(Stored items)
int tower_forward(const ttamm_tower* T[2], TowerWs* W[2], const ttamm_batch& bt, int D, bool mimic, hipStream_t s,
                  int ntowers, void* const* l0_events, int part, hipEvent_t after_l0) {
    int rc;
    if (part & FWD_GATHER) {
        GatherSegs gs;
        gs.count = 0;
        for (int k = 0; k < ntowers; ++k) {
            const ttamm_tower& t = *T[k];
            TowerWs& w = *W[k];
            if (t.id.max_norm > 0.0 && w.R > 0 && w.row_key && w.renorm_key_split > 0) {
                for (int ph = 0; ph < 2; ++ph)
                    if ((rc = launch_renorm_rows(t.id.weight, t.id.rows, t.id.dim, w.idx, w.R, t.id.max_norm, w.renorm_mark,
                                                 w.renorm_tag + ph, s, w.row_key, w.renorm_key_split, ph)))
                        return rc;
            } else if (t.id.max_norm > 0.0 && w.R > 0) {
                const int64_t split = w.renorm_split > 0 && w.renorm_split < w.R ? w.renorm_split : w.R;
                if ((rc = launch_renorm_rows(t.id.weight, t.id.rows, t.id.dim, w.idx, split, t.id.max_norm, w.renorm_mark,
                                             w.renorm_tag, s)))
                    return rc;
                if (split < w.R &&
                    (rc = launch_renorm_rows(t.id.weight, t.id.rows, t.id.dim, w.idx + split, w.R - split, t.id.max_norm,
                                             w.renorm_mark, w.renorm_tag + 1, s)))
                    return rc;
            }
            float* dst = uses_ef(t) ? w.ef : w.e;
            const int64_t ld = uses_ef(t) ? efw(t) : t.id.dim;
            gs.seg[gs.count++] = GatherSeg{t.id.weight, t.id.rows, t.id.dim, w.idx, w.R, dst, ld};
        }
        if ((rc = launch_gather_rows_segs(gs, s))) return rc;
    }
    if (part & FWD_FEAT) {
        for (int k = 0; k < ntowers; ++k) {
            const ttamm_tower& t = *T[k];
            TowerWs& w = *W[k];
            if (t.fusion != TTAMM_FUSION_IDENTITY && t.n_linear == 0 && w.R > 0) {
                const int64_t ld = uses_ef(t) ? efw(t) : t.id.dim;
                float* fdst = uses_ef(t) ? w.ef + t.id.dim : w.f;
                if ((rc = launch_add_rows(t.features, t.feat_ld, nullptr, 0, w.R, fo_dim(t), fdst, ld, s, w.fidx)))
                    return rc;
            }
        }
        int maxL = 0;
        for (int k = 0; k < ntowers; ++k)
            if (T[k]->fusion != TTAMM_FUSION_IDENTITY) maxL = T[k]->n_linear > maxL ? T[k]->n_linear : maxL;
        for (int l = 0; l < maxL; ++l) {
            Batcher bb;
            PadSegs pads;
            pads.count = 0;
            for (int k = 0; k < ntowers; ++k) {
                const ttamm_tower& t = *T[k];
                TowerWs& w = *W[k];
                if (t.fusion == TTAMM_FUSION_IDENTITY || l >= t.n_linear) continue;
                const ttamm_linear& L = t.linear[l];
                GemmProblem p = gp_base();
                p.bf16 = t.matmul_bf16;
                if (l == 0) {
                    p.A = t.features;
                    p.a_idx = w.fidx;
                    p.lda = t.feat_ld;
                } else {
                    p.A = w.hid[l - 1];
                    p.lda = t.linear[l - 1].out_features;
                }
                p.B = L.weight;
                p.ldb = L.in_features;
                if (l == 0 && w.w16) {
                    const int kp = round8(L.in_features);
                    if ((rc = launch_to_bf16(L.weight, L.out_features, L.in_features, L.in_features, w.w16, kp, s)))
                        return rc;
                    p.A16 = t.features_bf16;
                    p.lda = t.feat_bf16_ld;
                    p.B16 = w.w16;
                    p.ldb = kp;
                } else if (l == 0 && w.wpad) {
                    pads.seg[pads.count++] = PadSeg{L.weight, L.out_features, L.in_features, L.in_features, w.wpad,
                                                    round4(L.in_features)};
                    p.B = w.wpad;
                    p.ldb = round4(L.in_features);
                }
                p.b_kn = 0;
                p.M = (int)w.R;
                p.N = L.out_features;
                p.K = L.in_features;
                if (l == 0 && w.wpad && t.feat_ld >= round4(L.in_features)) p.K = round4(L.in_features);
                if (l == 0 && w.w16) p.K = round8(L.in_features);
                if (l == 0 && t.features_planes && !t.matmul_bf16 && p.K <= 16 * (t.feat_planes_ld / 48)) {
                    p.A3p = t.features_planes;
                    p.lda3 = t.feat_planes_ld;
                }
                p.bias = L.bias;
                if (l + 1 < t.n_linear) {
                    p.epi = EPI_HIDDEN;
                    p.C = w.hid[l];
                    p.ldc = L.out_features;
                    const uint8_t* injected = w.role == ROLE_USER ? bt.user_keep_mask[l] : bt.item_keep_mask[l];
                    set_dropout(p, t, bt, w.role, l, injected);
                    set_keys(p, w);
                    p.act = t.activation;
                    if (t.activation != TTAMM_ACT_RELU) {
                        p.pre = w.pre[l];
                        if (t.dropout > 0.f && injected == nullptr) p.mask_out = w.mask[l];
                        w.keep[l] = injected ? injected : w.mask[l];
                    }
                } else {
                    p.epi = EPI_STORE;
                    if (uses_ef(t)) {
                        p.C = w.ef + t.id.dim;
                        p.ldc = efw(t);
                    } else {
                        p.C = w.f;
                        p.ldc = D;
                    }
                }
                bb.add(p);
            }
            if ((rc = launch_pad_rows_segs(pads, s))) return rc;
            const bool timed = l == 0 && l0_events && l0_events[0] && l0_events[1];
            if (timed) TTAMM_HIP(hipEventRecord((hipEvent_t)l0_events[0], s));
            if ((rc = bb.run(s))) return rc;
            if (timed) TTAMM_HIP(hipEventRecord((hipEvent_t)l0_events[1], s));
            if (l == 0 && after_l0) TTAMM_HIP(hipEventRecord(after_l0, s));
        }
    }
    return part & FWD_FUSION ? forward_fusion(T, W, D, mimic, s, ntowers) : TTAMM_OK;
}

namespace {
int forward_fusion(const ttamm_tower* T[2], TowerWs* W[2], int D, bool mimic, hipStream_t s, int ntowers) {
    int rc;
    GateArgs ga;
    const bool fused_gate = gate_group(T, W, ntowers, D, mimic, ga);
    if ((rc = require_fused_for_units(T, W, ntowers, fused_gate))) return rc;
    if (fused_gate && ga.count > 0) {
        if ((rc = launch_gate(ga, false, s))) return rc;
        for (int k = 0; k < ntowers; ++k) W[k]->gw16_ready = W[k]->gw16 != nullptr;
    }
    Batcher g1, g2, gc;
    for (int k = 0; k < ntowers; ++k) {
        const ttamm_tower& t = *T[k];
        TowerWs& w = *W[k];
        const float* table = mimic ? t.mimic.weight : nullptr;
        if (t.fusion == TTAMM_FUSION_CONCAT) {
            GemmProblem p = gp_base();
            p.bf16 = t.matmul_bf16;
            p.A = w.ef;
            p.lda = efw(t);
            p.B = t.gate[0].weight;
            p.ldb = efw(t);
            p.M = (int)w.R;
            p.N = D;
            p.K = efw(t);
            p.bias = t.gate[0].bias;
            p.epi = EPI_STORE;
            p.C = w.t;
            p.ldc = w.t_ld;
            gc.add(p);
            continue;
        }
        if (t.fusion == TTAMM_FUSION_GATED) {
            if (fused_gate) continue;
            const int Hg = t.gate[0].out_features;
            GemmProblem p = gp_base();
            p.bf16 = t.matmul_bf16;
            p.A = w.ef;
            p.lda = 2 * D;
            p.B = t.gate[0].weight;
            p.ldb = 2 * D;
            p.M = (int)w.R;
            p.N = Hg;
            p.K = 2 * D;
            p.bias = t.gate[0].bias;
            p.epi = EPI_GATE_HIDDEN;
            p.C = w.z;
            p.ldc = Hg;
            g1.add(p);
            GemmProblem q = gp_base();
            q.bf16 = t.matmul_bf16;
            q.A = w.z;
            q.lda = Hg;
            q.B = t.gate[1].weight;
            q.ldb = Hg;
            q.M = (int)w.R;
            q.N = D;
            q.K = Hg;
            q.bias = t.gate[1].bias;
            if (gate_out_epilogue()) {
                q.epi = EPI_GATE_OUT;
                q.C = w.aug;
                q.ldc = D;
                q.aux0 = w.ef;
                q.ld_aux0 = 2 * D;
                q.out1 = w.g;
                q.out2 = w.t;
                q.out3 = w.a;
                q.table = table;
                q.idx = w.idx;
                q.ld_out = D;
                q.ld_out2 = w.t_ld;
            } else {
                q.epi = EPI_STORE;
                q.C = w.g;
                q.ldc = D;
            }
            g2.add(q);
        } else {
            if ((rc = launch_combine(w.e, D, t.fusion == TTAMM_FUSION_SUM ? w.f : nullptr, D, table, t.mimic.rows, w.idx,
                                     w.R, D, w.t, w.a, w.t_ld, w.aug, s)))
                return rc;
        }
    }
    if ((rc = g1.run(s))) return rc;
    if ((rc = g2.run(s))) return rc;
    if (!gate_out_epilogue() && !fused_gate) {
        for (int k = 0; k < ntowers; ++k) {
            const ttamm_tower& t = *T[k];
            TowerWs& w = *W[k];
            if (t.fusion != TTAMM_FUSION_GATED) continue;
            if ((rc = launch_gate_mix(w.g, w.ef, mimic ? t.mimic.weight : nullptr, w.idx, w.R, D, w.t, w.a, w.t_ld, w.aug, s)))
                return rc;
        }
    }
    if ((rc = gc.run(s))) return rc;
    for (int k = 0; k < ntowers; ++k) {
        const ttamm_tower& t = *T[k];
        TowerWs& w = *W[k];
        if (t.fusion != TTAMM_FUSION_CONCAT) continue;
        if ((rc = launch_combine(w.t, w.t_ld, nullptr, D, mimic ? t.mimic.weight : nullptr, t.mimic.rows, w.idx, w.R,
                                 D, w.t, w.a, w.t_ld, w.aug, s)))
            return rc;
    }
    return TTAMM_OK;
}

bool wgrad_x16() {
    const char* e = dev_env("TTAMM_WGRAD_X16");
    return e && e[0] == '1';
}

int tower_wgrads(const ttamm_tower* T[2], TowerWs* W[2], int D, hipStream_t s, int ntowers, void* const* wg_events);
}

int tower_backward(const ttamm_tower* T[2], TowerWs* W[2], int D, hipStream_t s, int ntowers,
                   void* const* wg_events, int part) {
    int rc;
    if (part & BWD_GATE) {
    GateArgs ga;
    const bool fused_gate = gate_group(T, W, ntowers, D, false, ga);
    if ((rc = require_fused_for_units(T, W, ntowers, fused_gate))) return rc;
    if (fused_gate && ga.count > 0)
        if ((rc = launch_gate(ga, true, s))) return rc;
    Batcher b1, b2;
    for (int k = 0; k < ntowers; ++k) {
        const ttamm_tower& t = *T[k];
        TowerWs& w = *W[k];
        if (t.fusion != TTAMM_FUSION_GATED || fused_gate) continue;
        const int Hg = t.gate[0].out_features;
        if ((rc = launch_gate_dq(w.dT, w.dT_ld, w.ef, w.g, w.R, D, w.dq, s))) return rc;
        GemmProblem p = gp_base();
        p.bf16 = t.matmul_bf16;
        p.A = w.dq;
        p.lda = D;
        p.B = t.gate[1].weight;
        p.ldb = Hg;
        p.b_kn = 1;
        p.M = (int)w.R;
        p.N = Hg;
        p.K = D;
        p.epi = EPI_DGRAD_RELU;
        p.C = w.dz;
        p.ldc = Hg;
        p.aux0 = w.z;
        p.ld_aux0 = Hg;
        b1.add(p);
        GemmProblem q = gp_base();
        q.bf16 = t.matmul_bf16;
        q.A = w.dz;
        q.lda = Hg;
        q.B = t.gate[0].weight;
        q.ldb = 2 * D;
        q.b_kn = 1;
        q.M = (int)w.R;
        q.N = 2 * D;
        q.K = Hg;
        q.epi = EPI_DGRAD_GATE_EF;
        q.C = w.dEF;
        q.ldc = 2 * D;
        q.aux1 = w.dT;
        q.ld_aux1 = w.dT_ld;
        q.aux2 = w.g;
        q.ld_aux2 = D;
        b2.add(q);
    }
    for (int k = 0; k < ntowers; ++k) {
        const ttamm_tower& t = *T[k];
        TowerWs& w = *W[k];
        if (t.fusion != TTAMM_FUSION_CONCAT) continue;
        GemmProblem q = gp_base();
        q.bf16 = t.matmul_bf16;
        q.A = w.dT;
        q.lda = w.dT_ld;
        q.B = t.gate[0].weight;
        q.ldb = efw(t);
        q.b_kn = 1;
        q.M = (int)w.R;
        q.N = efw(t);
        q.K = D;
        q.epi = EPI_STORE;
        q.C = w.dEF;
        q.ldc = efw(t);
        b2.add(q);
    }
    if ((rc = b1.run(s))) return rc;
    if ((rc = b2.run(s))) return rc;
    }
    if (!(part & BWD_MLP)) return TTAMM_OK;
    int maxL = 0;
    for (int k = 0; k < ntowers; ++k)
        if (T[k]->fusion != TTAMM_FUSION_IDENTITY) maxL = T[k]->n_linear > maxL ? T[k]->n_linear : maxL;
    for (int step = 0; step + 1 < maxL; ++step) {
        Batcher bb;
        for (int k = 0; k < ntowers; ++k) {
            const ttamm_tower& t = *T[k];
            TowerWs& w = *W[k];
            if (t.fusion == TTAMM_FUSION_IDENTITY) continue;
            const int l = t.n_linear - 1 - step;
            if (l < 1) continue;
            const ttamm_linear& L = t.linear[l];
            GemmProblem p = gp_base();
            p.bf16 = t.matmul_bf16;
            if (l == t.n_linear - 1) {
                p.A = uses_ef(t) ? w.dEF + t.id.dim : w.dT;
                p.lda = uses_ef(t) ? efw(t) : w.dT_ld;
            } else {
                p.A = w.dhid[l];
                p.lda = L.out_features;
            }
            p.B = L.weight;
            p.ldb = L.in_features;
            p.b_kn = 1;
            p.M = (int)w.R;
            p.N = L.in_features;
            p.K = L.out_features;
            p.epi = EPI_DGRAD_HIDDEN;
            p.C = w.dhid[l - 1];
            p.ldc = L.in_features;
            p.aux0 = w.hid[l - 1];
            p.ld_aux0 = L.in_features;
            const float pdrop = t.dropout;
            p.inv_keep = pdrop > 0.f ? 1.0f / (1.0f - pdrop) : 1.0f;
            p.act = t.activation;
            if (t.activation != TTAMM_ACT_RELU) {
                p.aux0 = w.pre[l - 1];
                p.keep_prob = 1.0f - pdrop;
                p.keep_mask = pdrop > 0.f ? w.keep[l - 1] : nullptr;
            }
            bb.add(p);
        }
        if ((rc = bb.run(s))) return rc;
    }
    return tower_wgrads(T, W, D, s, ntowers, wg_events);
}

WORK TO COMPLETE:
Filter the entries and copy each line with "Batcher".

EXERCISE OUTPUT:
            Batcher bb;
    Batcher g1, g2, gc;
    Batcher b1, b2;
        Batcher bb;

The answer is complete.